### DATA FOR ANALYSIS
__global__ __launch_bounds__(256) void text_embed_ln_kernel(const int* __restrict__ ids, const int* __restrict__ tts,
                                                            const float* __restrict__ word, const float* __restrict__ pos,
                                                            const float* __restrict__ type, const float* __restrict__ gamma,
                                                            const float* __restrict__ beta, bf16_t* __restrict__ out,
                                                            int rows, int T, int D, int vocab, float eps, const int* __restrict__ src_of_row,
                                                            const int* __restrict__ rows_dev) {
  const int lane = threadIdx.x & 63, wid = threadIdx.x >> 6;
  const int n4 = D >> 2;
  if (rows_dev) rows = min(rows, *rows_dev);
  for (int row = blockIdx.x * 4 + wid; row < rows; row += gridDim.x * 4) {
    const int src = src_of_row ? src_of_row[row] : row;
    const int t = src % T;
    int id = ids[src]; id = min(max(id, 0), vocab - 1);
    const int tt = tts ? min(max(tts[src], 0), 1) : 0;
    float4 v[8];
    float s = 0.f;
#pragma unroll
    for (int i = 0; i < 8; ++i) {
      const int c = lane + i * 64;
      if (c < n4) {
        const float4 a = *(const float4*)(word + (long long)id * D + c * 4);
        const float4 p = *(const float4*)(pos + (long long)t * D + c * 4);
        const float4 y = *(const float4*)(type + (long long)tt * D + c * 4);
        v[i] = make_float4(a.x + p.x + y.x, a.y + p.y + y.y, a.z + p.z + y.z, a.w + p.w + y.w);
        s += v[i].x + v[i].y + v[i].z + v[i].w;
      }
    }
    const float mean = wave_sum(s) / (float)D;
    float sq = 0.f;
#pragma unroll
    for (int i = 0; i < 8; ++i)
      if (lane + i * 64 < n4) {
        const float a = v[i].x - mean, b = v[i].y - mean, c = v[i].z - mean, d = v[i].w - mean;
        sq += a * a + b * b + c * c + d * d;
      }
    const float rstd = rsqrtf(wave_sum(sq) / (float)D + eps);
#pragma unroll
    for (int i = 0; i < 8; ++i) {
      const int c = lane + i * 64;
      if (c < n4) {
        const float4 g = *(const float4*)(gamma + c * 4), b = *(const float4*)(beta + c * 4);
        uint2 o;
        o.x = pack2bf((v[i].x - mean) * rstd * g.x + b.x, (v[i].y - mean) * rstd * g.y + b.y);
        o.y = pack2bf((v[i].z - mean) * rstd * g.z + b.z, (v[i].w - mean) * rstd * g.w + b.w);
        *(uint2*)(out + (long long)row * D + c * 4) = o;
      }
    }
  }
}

* * *

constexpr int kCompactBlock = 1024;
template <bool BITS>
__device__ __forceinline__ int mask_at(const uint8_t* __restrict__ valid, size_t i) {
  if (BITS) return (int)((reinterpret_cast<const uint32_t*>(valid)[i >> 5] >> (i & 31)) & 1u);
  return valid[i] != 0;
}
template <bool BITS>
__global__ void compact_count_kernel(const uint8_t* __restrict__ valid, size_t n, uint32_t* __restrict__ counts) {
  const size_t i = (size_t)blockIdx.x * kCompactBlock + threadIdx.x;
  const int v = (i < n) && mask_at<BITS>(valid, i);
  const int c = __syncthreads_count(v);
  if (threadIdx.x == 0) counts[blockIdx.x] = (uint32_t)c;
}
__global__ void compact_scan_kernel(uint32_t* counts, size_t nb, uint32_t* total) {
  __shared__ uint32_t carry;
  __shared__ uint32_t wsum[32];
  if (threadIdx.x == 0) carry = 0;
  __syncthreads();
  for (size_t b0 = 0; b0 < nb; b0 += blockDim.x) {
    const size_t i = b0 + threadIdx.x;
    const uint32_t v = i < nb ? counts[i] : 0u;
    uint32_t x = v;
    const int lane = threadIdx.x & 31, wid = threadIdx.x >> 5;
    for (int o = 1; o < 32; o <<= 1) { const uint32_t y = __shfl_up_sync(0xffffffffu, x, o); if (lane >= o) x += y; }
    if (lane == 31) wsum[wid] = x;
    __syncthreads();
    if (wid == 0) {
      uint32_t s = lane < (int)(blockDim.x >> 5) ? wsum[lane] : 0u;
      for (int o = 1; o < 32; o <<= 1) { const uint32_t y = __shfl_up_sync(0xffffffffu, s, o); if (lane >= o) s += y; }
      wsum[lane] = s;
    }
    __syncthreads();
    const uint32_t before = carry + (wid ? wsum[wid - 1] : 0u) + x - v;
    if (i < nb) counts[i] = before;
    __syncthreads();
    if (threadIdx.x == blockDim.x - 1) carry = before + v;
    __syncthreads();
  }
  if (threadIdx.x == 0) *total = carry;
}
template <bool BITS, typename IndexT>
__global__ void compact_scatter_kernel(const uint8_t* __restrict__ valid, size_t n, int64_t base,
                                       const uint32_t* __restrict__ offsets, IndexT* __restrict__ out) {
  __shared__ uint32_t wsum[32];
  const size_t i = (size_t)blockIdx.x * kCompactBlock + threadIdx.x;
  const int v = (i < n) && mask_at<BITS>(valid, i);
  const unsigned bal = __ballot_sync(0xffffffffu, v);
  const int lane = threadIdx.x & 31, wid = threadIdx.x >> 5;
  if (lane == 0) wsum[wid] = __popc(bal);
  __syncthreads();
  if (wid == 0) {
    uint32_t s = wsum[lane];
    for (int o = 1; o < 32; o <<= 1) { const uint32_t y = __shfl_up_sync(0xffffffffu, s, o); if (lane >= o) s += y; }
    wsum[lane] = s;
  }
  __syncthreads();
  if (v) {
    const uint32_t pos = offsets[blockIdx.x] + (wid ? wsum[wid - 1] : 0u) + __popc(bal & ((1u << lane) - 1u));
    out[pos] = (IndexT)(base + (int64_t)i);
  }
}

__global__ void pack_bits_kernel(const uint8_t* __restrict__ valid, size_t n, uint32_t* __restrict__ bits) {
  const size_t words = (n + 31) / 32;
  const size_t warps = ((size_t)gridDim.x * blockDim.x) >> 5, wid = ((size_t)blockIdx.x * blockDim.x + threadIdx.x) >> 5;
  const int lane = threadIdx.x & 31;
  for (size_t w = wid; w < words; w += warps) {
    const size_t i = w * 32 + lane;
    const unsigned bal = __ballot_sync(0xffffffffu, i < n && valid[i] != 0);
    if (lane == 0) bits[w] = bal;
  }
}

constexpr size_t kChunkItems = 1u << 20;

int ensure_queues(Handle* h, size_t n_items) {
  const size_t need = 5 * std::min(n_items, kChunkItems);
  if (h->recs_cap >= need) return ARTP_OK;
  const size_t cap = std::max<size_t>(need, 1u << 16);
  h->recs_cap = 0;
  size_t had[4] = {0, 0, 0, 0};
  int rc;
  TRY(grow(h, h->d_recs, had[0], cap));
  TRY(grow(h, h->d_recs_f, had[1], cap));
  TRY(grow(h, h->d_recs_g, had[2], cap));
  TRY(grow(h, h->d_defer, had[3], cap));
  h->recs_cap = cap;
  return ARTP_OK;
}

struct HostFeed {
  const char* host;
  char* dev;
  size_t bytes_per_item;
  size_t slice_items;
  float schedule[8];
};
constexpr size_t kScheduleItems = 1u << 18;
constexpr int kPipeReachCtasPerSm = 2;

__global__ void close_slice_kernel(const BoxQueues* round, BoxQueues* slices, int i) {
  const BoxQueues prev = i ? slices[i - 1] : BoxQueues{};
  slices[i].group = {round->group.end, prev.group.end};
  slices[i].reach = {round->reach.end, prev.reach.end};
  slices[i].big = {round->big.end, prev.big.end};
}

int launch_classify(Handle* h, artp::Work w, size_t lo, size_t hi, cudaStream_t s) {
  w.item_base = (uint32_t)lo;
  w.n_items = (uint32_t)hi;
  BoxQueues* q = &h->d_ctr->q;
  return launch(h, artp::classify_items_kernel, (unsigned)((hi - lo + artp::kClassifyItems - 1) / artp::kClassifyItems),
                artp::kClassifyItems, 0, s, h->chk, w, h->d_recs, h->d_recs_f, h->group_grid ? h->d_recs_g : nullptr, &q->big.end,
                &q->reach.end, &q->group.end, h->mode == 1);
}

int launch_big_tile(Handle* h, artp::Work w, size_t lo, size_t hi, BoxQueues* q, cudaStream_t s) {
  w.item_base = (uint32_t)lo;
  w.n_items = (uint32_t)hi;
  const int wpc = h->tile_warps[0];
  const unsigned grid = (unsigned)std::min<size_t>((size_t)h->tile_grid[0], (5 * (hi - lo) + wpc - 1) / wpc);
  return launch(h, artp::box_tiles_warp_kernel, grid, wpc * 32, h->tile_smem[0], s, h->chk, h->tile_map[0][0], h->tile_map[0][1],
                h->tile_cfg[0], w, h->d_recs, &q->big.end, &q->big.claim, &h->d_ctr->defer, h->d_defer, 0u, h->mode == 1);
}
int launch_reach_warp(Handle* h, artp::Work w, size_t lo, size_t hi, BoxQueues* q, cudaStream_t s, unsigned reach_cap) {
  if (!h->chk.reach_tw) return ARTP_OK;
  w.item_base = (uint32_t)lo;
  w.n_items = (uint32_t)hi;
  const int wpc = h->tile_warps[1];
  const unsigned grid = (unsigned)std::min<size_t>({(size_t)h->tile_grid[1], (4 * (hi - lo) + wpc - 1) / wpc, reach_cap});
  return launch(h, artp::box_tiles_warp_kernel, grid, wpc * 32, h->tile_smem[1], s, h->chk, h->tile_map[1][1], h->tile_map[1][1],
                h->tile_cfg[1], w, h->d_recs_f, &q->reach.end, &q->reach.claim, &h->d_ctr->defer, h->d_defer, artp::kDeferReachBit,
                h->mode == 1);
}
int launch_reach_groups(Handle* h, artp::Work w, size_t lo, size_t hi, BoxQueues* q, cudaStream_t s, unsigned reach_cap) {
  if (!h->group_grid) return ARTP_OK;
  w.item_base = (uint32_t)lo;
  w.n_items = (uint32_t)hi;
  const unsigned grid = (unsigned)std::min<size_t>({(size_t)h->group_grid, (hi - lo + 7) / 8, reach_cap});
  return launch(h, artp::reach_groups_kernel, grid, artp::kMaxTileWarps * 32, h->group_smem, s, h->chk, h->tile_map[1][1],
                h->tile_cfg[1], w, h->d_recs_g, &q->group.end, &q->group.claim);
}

---

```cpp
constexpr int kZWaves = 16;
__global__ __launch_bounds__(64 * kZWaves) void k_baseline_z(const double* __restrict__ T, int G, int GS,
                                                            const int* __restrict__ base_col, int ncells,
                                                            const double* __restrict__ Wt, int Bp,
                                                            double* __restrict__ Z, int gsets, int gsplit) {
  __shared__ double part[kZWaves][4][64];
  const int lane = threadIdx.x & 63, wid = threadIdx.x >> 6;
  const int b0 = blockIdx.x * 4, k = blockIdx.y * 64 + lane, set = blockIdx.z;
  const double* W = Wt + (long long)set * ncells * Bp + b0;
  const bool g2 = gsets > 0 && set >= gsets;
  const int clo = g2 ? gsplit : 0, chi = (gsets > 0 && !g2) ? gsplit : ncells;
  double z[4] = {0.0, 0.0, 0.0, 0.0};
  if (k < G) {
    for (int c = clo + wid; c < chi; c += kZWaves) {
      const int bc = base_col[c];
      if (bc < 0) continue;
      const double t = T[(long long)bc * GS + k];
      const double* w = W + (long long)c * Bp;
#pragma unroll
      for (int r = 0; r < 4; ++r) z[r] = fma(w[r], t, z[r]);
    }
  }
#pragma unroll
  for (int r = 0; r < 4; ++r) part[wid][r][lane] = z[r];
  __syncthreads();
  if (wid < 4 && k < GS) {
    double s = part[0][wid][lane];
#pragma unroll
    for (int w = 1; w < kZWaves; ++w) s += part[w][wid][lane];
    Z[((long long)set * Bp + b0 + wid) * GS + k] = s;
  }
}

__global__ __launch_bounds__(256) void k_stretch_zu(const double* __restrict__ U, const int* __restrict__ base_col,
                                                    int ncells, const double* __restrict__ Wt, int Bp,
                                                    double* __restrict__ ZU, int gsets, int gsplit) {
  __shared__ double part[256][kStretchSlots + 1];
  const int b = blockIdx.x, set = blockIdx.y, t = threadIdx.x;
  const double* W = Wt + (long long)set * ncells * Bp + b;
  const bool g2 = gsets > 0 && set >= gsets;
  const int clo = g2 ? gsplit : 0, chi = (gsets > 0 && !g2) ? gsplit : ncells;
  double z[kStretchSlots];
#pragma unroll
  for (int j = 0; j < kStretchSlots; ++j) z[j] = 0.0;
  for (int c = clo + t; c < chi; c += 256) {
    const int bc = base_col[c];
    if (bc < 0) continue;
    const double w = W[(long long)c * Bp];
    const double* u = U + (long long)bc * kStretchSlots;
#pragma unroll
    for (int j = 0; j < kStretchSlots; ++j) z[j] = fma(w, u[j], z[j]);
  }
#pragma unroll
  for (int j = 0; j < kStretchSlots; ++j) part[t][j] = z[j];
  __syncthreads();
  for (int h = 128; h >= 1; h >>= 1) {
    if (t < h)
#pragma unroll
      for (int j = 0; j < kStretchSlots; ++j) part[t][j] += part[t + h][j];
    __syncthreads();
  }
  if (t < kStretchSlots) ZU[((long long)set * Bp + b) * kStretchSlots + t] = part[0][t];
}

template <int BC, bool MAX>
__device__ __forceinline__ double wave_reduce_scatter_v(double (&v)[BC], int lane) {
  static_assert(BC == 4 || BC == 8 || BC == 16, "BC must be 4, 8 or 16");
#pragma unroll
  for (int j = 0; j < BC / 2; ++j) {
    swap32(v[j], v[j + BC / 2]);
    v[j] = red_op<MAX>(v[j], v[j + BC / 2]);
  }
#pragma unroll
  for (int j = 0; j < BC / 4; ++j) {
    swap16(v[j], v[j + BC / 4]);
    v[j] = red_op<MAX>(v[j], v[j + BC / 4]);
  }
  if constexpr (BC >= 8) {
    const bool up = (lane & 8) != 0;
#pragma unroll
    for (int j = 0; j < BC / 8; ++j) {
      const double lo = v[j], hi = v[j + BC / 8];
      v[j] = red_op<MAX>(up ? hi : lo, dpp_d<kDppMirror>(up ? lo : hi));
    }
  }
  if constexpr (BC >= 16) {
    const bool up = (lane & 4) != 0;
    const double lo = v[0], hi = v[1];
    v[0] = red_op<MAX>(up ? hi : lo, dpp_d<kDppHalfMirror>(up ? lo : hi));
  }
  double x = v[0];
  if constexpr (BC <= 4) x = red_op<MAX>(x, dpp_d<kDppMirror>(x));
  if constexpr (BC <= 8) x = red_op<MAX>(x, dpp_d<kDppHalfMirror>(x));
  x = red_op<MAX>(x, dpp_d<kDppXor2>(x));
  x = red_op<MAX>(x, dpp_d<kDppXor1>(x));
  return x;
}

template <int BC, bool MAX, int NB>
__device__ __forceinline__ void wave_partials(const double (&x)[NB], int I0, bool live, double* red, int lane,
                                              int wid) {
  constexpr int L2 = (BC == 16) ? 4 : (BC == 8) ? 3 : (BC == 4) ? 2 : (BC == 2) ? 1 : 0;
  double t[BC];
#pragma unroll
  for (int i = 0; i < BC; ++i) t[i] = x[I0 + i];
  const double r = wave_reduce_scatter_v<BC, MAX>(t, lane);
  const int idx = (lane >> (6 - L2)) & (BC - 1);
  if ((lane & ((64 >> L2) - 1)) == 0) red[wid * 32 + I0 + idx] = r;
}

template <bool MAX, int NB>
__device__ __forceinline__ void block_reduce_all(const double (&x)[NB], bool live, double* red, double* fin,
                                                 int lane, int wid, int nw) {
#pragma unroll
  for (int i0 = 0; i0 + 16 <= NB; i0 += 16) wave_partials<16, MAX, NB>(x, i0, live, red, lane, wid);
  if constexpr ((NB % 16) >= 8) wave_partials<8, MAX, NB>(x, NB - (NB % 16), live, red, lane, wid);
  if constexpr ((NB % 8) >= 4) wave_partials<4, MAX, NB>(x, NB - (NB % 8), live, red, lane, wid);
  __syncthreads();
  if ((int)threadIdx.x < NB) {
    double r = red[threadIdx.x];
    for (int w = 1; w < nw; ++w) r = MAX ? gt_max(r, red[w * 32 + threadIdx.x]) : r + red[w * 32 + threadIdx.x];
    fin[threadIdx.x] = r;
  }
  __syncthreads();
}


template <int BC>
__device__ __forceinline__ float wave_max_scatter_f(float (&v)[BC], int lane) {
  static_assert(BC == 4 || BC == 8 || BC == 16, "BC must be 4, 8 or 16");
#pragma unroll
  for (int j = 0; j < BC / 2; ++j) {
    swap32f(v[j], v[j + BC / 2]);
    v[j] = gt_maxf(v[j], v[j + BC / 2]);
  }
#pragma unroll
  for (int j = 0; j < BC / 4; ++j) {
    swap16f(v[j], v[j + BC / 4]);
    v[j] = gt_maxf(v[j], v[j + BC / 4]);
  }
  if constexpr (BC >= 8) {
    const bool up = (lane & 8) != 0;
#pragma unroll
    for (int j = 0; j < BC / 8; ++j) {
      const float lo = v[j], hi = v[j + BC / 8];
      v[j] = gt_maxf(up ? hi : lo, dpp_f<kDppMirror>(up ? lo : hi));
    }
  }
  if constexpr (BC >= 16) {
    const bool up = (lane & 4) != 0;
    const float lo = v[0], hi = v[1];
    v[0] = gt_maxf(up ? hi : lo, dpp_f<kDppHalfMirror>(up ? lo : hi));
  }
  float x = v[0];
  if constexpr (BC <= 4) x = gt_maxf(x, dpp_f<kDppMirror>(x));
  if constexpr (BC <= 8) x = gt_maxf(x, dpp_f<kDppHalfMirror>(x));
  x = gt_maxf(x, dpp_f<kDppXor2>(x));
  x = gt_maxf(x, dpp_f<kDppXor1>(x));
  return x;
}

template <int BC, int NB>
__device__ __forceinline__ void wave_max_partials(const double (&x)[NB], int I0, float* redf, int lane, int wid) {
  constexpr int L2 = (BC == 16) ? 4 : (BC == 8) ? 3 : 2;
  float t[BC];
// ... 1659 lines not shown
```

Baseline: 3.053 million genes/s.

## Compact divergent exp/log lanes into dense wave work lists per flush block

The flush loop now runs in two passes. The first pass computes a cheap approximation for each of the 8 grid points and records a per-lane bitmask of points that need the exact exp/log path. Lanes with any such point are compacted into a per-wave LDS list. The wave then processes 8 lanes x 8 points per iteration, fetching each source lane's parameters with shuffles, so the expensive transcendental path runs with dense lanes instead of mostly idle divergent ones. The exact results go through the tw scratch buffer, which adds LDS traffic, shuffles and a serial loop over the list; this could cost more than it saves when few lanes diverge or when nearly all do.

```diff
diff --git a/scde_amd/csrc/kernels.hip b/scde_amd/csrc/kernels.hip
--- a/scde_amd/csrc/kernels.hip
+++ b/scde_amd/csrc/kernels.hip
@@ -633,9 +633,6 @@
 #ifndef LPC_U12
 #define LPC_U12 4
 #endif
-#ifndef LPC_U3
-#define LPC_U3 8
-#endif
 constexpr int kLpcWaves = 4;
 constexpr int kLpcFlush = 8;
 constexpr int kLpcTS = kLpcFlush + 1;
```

### THE TASK
Within the entries, find all lines holding "kLpcFlush" and copy each one.

### RESULT FOR THIS TASK
 constexpr int kLpcFlush = 8;
 constexpr int kLpcTS = kLpcFlush + 1;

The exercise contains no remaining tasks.